Traditional Chinese medicine recommends a fruit called Longan for the prevention of palpitations. Its main purpose is to calm the nerves and reinvigorate the circulatory and heart systems. The longan (and also to a similar extent the lychee) is thought to give internal “heat” and healing in the body. Longans are not only delicious, but also enriched with many vital nutrients which make them one of the most nutritious and healthiest fruits. The Chinese often provide “Longan and Ginseng” soup for sufferers of a racing heart.

GRAPE, CELERY OR LETTUCE JUICE

Freshly squeezed grape juice has a high concentration of a compound called resveratrol. This compound has anti-aging, anti-cancer, anti-inflammation and anti-viral properties. Grapes are known to be excellent for the heart, and consuming fresh grape juice on a frequent basis will help rid your heart palpitations.

Lettuce juice is high in Vitamins: A, B, C, D and E and the minerals calcium, copper, iron, magnesium, phosphorous and potassium. Lettuce juice is highly concentrated and when mixed with celery or grape, it gives the concoction more of a kick. Lettuce contains a chemical substance similar to opium, which acts as a powerful relaxant to the nervous system. It is therefore known to help with stress, anxiety and heart palpitations. Celery and lettuce are packed with beta-carotene, a disease-fighting nutrient and the antioxidants can combat health problems like cancers, cataracts and heart disease.

VARIATIONS

Also, be sure to use variations of the items listed. For instance, explore other types of fish and various seafood products. Other examples include cauliflower, which is close to broccoli, as it comes from the same species and both have very similar structures.

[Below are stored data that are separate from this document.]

### svt_speechbrain_amd/csrc/layernorm.hip

```cpp
#include "device_util.h"
#include <type_traits>

namespace svt {
namespace {
template <typename TI, typename TO>
__global__ __launch_bounds__(256) void layernorm_kernel(const TI* x, const float* add, float* sumF, int64_t rows, int D,
                                                        const float* gamma, const float* beta, float eps, int gelu,
                                                        TO* yT, float* yF) {
  const int lane = threadIdx.x & 63;
  const int64_t row = (int64_t)blockIdx.x * 4 + (threadIdx.x >> 6);
  if (row >= rows) return;
  const TI* xr = x + row * D;
  const float* ar = add ? add + row * D : nullptr;
  float s = 0.f;
  for (int i = lane; i < D; i += 64) s += ld<TI>(xr, i) + (ar ? ar[i] : 0.f);
  const float mean = wave_sum(s) / (float)D;
  float q = 0.f;
  for (int i = lane; i < D; i += 64) { const float d = ld<TI>(xr, i) + (ar ? ar[i] : 0.f) - mean; q += d * d; }
  const float rstd = rsqrtf(wave_sum(q) / (float)D + eps);
  for (int i = lane; i < D; i += 64) {
    const float xv = ld<TI>(xr, i) + (ar ? ar[i] : 0.f);
    if (sumF) sumF[row * D + i] = xv;
    float v = (xv - mean) * rstd * gamma[i] + beta[i];
    if (gelu) v = gelu_erf(v);
// ... 187 lines not shown
                                                             bf16_t* yh, bf16_t* yl, float* yF) {
  constexpr int D = 64 * VPT, NV = VPT / 4;
  const int lane = threadIdx.x & 63;
  const int64_t row = (int64_t)blockIdx.x * 4 + (threadIdx.x >> 6);
  if (row >= rows) return;
  float v[VPT];
  float s = 0.f;
#pragma unroll
  for (int j = 0; j < NV; ++j) {
    const long o = row * D + (lane + 64 * j) * 4;
    const bf16x4 h = *(const bf16x4*)(rh + o), l = *(const bf16x4*)(rl + o);
    float4 t = float4{(float)h[0] + (float)l[0], (float)h[1] + (float)l[1], (float)h[2] + (float)l[2], (float)h[3] + (float)l[3]};
    if (branch) {
      const bf16x4 a = *(const bf16x4*)(branch + o);
      t.x += (float)a[0]; t.y += (float)a[1]; t.z += (float)a[2]; t.w += (float)a[3];
    }
    v[4 * j] = t.x; v[4 * j + 1] = t.y; v[4 * j + 2] = t.z; v[4 * j + 3] = t.w;
    s += (t.x + t.y) + (t.z + t.w);
  }
  const float mean = wave_sum(s) * (1.f / D);
  float q = 0.f;
#pragma unroll
  for (int i = 0; i < VPT; ++i) { v[i] -= mean; q = fmaf(v[i], v[i], q); }
  const float rstd = rsqrtf(wave_sum(q) * (1.f / D) + eps);
#pragma unroll
  for (int j = 0; j < NV; ++j) {
    const int c = (lane + 64 * j) * 4;
    const float4 g = *(const float4*)(gamma + c), b = *(const float4*)(beta + c);
    const float o[4] = {fmaf(v[4 * j] * rstd, g.x, b.x), fmaf(v[4 * j + 1] * rstd, g.y, b.y),
                        fmaf(v[4 * j + 2] * rstd, g.z, b.z), fmaf(v[4 * j + 3] * rstd, g.w, b.w)};
    bf16x4 oh, ol;
#pragma unroll
    for (int i = 0; i < 4; ++i) { oh[i] = (bf16_t)o[i]; ol[i] = (bf16_t)(o[i] - (float)oh[i]); }
    *(bf16x4*)(yh + row * D + c) = oh;
    *(bf16x4*)(yl + row * D + c) = ol;
    if (yF) *(float4*)(yF + row * D + c) = float4{o[0], o[1], o[2], o[3]};
  }
}

template <int D, bool PARTS = false>
__global__ __launch_bounds__(256) void layernorm_hilo2_kernel(const bf16_t* branch, const bf16_t* rh, const bf16_t* rl,
                                                              int64_t rows, const float* gamma, const float* beta, float eps,
                                                              bf16_t* yh, bf16_t* yl, float* yF, const float* parts = nullptr, int nparts = 0,
                                                              long part_stride = 0, const float* pbias = nullptr) {
  constexpr int NC = D / 256;
  const int lane = threadIdx.x & 63, sub = lane & 31;
  const int64_t row = (int64_t)blockIdx.x * 8 + (threadIdx.x >> 6) * 2 + (lane >> 5);
  if (row >= rows) return;
  float v[NC][8];
  float s = 0.f;
#pragma unroll
  for (int j = 0; j < NC; ++j) {
    const long o = row * D + (sub + 32 * j) * 8;
    const bf16x8 h = *(const bf16x8*)(rh + o), l = *(const bf16x8*)(rl + o);
#pragma unroll
    for (int i = 0; i < 8; ++i) v[j][i] = (float)h[i] + (float)l[i];
    if constexpr (PARTS) {
      float a[8];
      {
        const float4 t0 = *(const float4*)(parts + o), t1 = *(const float4*)(parts + o + 4);
        a[0] = t0.x; a[1] = t0.y; a[2] = t0.z; a[3] = t0.w; a[4] = t1.x; a[5] = t1.y; a[6] = t1.z; a[7] = t1.w;
      }
      for (int k = 1; k < nparts; ++k) {
        const float4 t0 = *(const float4*)(parts + k * part_stride + o), t1 = *(const float4*)(parts + k * part_stride + o + 4);
        a[0] += t0.x; a[1] += t0.y; a[2] += t0.z; a[3] += t0.w; a[4] += t1.x; a[5] += t1.y; a[6] += t1.z; a[7] += t1.w;
      }
      const int c = (sub + 32 * j) * 8;
      const float4 b0 = *(const float4*)(pbias + c), b1 = *(const float4*)(pbias + c + 4);
// ... 2 lines not shown
      for (int i = 0; i < 8; ++i) v[j][i] += (float)(bf16_t)(a[i] + bb[i]);
    } else if (branch) {
      const bf16x8 a = *(const bf16x8*)(branch + o);
#pragma unroll
      for (int i = 0; i < 8; ++i) v[j][i] += (float)a[i];
    }
    s += ((v[j][0] + v[j][1]) + (v[j][2] + v[j][3])) + ((v[j][4] + v[j][5]) + (v[j][6] + v[j][7]));
  }
#pragma unroll
  for (int o = 16; o > 0; o >>= 1) s += __shfl_xor(s, o, 64);
  const float mean = s * (1.f / D);
  float q = 0.f;
#pragma unroll
  for (int j = 0; j < NC; ++j)
#pragma unroll
    for (int i = 0; i < 8; ++i) { v[j][i] -= mean; q = fmaf(v[j][i], v[j][i], q); }
#pragma unroll
  for (int o = 16; o > 0; o >>= 1) q += __shfl_xor(q, o, 64);
  const float rstd = rsqrtf(q * (1.f / D) + eps);
#pragma unroll
  for (int j = 0; j < NC; ++j) {
    const int c = (sub + 32 * j) * 8;
    const float4 g0 = *(const float4*)(gamma + c), g1 = *(const float4*)(gamma + c + 4);
    const float4 b0 = *(const float4*)(beta + c), b1 = *(const float4*)(beta + c + 4);
    const float gg[8] = {g0.x, g0.y, g0.z, g0.w, g1.x, g1.y, g1.z, g1.w}, bb[8] = {b0.x, b0.y, b0.z, b0.w, b1.x, b1.y, b1.z, b1.w};
    float o[8];
    bf16x8 oh, ol;
#pragma unroll
    for (int i = 0; i < 8; ++i) {
      o[i] = fmaf(v[j][i] * rstd, gg[i], bb[i]);
      oh[i] = (bf16_t)o[i];
      ol[i] = (bf16_t)(o[i] - (float)oh[i]);
    }
    *(bf16x8*)(yh + row * D + c) = oh;
    *(bf16x8*)(yl + row * D + c) = ol;
    if (yF) {
      *(float4*)(yF + row * D + c) = float4{o[0], o[1], o[2], o[3]};
      *(float4*)(yF + row * D + c + 4) = float4{o[4], o[5], o[6], o[7]};
    }
  }
}
template <int VPT>
__global__ __launch_bounds__(256) void layernorm_f32_to_hilo_kernel(const float* x, int64_t rows, const float* gamma,
                                                                    const float* beta, float eps, bf16_t* yh, bf16_t* yl) {
  constexpr int D = 64 * VPT, NV = VPT / 4;
  const int lane = threadIdx.x & 63;
  const int64_t row = (int64_t)blockIdx.x * 4 + (threadIdx.x >> 6);
  if (row >= rows) return;
  float v[VPT];
  float s = 0.f;
#pragma unroll
  for (int j = 0; j < NV; ++j) {
    const float4 t = ((const float4*)(x + row * D))[lane + 64 * j];
    v[4 * j] = t.x; v[4 * j + 1] = t.y; v[4 * j + 2] = t.z; v[4 * j + 3] = t.w;
    s += (t.x + t.y) + (t.z + t.w);
  }
  const float mean = wave_sum(s) * (1.f / D);
  float q = 0.f;
#pragma unroll
  for (int i = 0; i < VPT; ++i) { v[i] -= mean; q = fmaf(v[i], v[i], q); }
  const float rstd = rsqrtf(wave_sum(q) * (1.f / D) + eps);
#pragma unroll
  for (int j = 0; j < NV; ++j) {
    const int c = (lane + 64 * j) * 4;
    const float4 g = *(const float4*)(gamma + c), b = *(const float4*)(beta + c);
    const float o[4] = {fmaf(v[4 * j] * rstd, g.x, b.x), fmaf(v[4 * j + 1] * rstd, g.y, b.y),
                        fmaf(v[4 * j + 2] * rstd, g.z, b.z), fmaf(v[4 * j + 3] * rstd, g.w, b.w)};
    bf16x4 oh, ol;
#pragma unroll
    for (int i = 0; i < 4; ++i) { oh[i] = (bf16_t)o[i]; ol[i] = (bf16_t)(o[i] - (float)oh[i]); }
    *(bf16x4*)(yh + row * D + c) = oh;
    *(bf16x4*)(yl + row * D + c) = ol;
  }
}
}
bool layernorm_hilo_ok(int D) { return D == 512 || D == 768 || D == 1024; }
int launch_layernorm_hilo_parts(const float* parts, int nparts, long part_stride, const float* pbias, const bf16_t* rh, const bf16_t* rl, int64_t rows,
                                int D, const float* gamma, const float* beta, float eps, bf16_t* yh, bf16_t* yl, float* yF, hipStream_t s) {
  if (!parts || nparts < 1 || !pbias || !(D == 512 || D == 768 || D == 1024) || (part_stride & 3) || !aligned(15, parts, pbias, rh, rl, yh, yl, yF, gamma, beta)) { set_error("layernorm (K-split branch): D in {512, 768, 1024} and 16-byte aligned buffers"); return -1; }
  const dim3 grid2((unsigned)((rows + 7) / 8)), block(256);
  ln_width(D, [&](auto vpt) {
    hipLaunchKernelGGL((layernorm_hilo2_kernel<64 * decltype(vpt)::value, true>), grid2, block, 0, s, nullptr, rh, rl, rows, gamma, beta, eps, yh, yl, yF, parts, nparts, part_stride, pbias);
  });
  SVT_LAUNCH_CHECK();
  return 0;
}
int launch_layernorm_hilo(const bf16_t* branch, const bf16_t* rh, const bf16_t* rl, const float* x32, int64_t rows, int D,
                          const float* gamma, const float* beta, float eps, bf16_t* yh, bf16_t* yl, float* yF, hipStream_t s) {
  const dim3 grid((unsigned)((rows + 3) / 4)), grid2((unsigned)((rows + 7) / 8)), block(256);
  ln_width(D, [&](auto vpt) {
    constexpr int VPT = decltype(vpt)::value;
    if (x32) hipLaunchKernelGGL((layernorm_f32_to_hilo_kernel<VPT>), grid, block, 0, s, x32, rows, gamma, beta, eps, yh, yl);
    else if (g_ln_two_rows && aligned(15, branch, rh, rl, yh, yl, yF, gamma, beta)) hipLaunchKernelGGL((layernorm_hilo2_kernel<64 * VPT>), grid2, block, 0, s, branch, rh, rl, rows, gamma, beta, eps, yh, yl, yF);
    else hipLaunchKernelGGL((layernorm_hilo_kernel<VPT>), grid, block, 0, s, branch, rh, rl, rows, gamma, beta, eps, yh, yl, yF);
  });
  SVT_LAUNCH_CHECK();
  return 0;
}

}
```

Measured before the change: 6315 clips/s.

## Fuse posconv scatter-add into first LayerNorm, skip last-layer planes, fold conv0 exponent

The positional-conv scatter-add and the encoder's first LayerNorm now run as one kernel that reads the residual and the grouped conv output directly, so the fp32 intermediate no longer round-trips through memory. The last encoder LayerNorm can now write only its fp32 result and skip the unused bf16 hi/lo planes. The conv0 per-clip exponent reduction is folded into the table kernel, removing one launch. Each block of the table kernel recomputes the max reduction, which adds some redundant work, and debug counters are added.

```diff
diff --git a/svt_speechbrain_amd/csrc/api.hip b/svt_speechbrain_amd/csrc/api.hip
--- a/svt_speechbrain_amd/csrc/api.hip
+++ b/svt_speechbrain_amd/csrc/api.hip
@@ -520,6 +520,10 @@
   else if (key == 37) { if (value < 8 || value > 256 || value % 8) { set_error("svt_debug_set(37): 8 .. 256, a multiple of 8"); return SVT_ERR_INVALID; } g_gemm_persist_wgs = value; }
   else if (key == 38) return g_flash_kernel_id;
   else if (key == 39) return g_gemm_kernel_id;
+  else if (key == 40) g_posconv_ln_fused = value;
+  else if (key == 41) g_last_ln_f32_only = value;
+  else if (key == 42) g_conv0_self_exp = value;
+  else if (key == 43) { if (value < 0 || value > 2) { set_error("svt_debug_set(43): 0 .. 2"); return SVT_ERR_INVALID; } return g_seam_runs[value]; }
   else { set_error("svt_debug_set: unknown key"); return SVT_ERR_INVALID; }
   return SVT_OK;
 }
diff --git a/svt_speechbrain_amd/csrc/api_encoder.hip b/svt_speechbrain_amd/csrc/api_encoder.hip
--- a/svt_speechbrain_amd/csrc/api_encoder.hip
+++ b/svt_speechbrain_amd/csrc/api_encoder.hip
@@ -11,6 +11,9 @@
 using namespace svt;
 
 int svt::g_conv_ln_bf16 = 1;
+int svt::g_posconv_ln_fused = 1;
+int svt::g_last_ln_f32_only = 1;
+int svt::g_seam_runs[3] = {0, 0, 0};
 
 struct ConvLayerW {
   DevBuf w;
@@ -672,6 +675,13 @@
   return g;
 }
 
+bool posconv_ln_fused(const EncRun& x) {
+  const EncWs& w = x.w;
+  return g_posconv_ln_fused && x.p.hilo && x.p.sp && x.p.pos_multi && x.c.pos_conv_depth <= 1 &&
+         posconv_add_layernorm_hilo_ok(x.p.D, x.c.pos_conv_groups, w.hF, w.posy, x.e->enc_g.as<float>(), x.e->enc_b.as<float>(),
+                                       (const bf16_t*)w.xb, (const bf16_t*)w.xlo);
+}
+
 int positional_conv(const EncRun& x) {
   const svt_encoder_config& c = x.c;
   const svt_encoder* e = x.e;
@@ -706,6 +716,7 @@
     g.a_z2 = (long)Tp * cg; g.w_z2 = (long)g.N * g.K; g.c_z2 = (long)B * Tq * g.N; g.bias_z2 = g.N;
     g.act = ACT_GELU; g.out_f32 = 0;
     if (int r = launch_gemm(gp, g, x.s)) return r;
+    if (posconv_ln_fused(x)) return SVT_OK;
     return launch_posconv_scatter_add(w.hF, w.posy, B, T, D, G, Pf, Tq, w.preF, x.s, prec ? 0 : 1);
   }
   if (int r = launch_posconv_gather(prec, w.hF, B, T, D, G, kp, T + kp, w.posg, x.s, bn_sc, bn_sh)) return r;
@@ -793,13 +804,23 @@
   f.branch_f32 = 0;
   f.ffn2_ksplit = ffn2_ksplit_ok(x);
   return post_ln_layers(x, f,
-    [&] { return launch_layernorm_hilo(nullptr, nullptr, nullptr, w.preF, rows, D, x.e->enc_g.as<float>(), x.e->enc_b.as<float>(), eps, xh, xl, nullptr, x.s); },
+    [&] {
+      if (posconv_ln_fused(x)) {
+        ++g_seam_runs[0];
+        return launch_posconv_add_layernorm_hilo(w.hF, (const bf16_t*)w.posy, x.p.B, (int)x.p.T, D, x.c.pos_conv_groups, x.p.Pf, (int)x.p.pos_Tq,
+                                                 x.e->enc_g.as<float>(), x.e->enc_b.as<float>(), eps, xh, xl, x.s);
+      }
+      return launch_layernorm_hilo(nullptr, nullptr, nullptr, w.preF, rows, D, x.e->enc_g.as<float>(), x.e->enc_b.as<float>(), eps, xh, xl, nullptr, x.s);
+    },
     [&](const EncLayerW& Lw, bool second, bool last) {
       const float *g = (second ? Lw.ln2g : Lw.ln1g).as<float>(), *b = (second ? Lw.ln2b : Lw.ln1b).as<float>();
       float* const yF = last ? x.resid : nullptr;
+      const bool planes = !(last && g_last_ln_f32_only);
+      if (!planes) ++g_seam_runs[1];
+      bf16_t *const yh = planes ? xh : nullptr, *const yl = planes ? xl : nullptr;
       if (second && f.ffn2_ksplit)
-        return launch_layernorm_hilo_parts(w.ksplit, 4, (long)rows * D, Lw.b2.as<float>(), xh, xl, rows, D, g, b, eps, xh, xl, yF, x.s);
-      return launch_layernorm_hilo((const bf16_t*)w.hF, xh, xl, nullptr, rows, D, g, b, eps, xh, xl, yF, x.s);
+        return launch_layernorm_hilo_parts(w.ksplit, 4, (long)rows * D, Lw.b2.as<float>(), xh, xl, rows, D, g, b, eps, yh, yl, yF, x.s);
+      return launch_layernorm_hilo((const bf16_t*)w.hF, xh, xl, nullptr, rows, D, g, b, eps, yh, yl, yF, x.s);
     });
 }
 
diff --git a/svt_speechbrain_amd/csrc/common.h b/svt_speechbrain_amd/csrc/common.h
--- a/svt_speechbrain_amd/csrc/common.h
+++ b/svt_speechbrain_amd/csrc/common.h
@@ -266,6 +266,10 @@
 extern int g_ffn2_ksplit;
 #pragma GCC visibility push(hidden)
 extern int g_conv_ln_bf16;
+extern int g_posconv_ln_fused;
+extern int g_last_ln_f32_only;
+extern int g_conv0_self_exp;
+extern int g_seam_runs[3];
 extern int g_debug_keep_split;
 extern int g_conv_down_fused;
 #pragma GCC visibility pop
@@ -322,6 +326,9 @@
                                 int D, const float* gamma, const float* beta, float eps, bf16_t* yh, bf16_t* yl, float* yF, hipStream_t s);
 int launch_layernorm_hilo(const bf16_t* branch, const bf16_t* rh, const bf16_t* rl, const float* x32, int64_t rows, int D,
                           const float* gamma, const float* beta, float eps, bf16_t* yh, bf16_t* yl, float* yF, hipStream_t s);
+bool posconv_add_layernorm_hilo_ok(int D, int G, const float* h, const void* y, const float* gamma, const float* beta, const bf16_t* yh, const bf16_t* yl);
+int launch_posconv_add_layernorm_hilo(const float* h, const bf16_t* y, int B, int T, int D, int G, int P, int Tq, const float* gamma,
+                                      const float* beta, float eps, bf16_t* yh, bf16_t* yl, hipStream_t s);
 
 int launch_conv0_group_apply(int prec, const float* wav, int B, int64_t L, int k, int stride, int64_t T1, int C,
                              const float* coef, void* out , hipStream_t s, int pair_kind = 0);
diff --git a/svt_speechbrain_amd/csrc/conv0_mfma.hip b/svt_speechbrain_amd/csrc/conv0_mfma.hip
--- a/svt_speechbrain_amd/csrc/conv0_mfma.hip
+++ b/svt_speechbrain_amd/csrc/conv0_mfma.hip
@@ -38,6 +38,11 @@
   }
 }
 
+__device__ __forceinline__ int conv0_tap_exp(float mx) {
+  int e = 0;
+  if (mx > 0.f && mx < 3e38f) (void)frexpf(mx, &e);
+  return e > 100 ? 100 : (e < -100 ? -100 : e);
+}
 __global__ __launch_bounds__(256) void conv0_coef_exp_kernel(const float* __restrict__ coef, int* __restrict__ exps) {
   const int b = blockIdx.x;
   float mx = 0.f;
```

For an alternative to amaranth, try quinoa. There are so many similarities between these two that it would do no justice to leave it out. Quinoa is a cool weather crop and amaranth is a warm weather one. Also, an interesting note here is that quinoa and amaranth are often treated as grains even though they possess broad leaves, unlike the true grains and corn, which are grasses.

Others include organic blackstrap molasses instead of honey and blueberries and wolfberries instead of strawberries. Also it should go without saying that there is an array of choices when it comes to beans and they should not be discounted in your inclusion.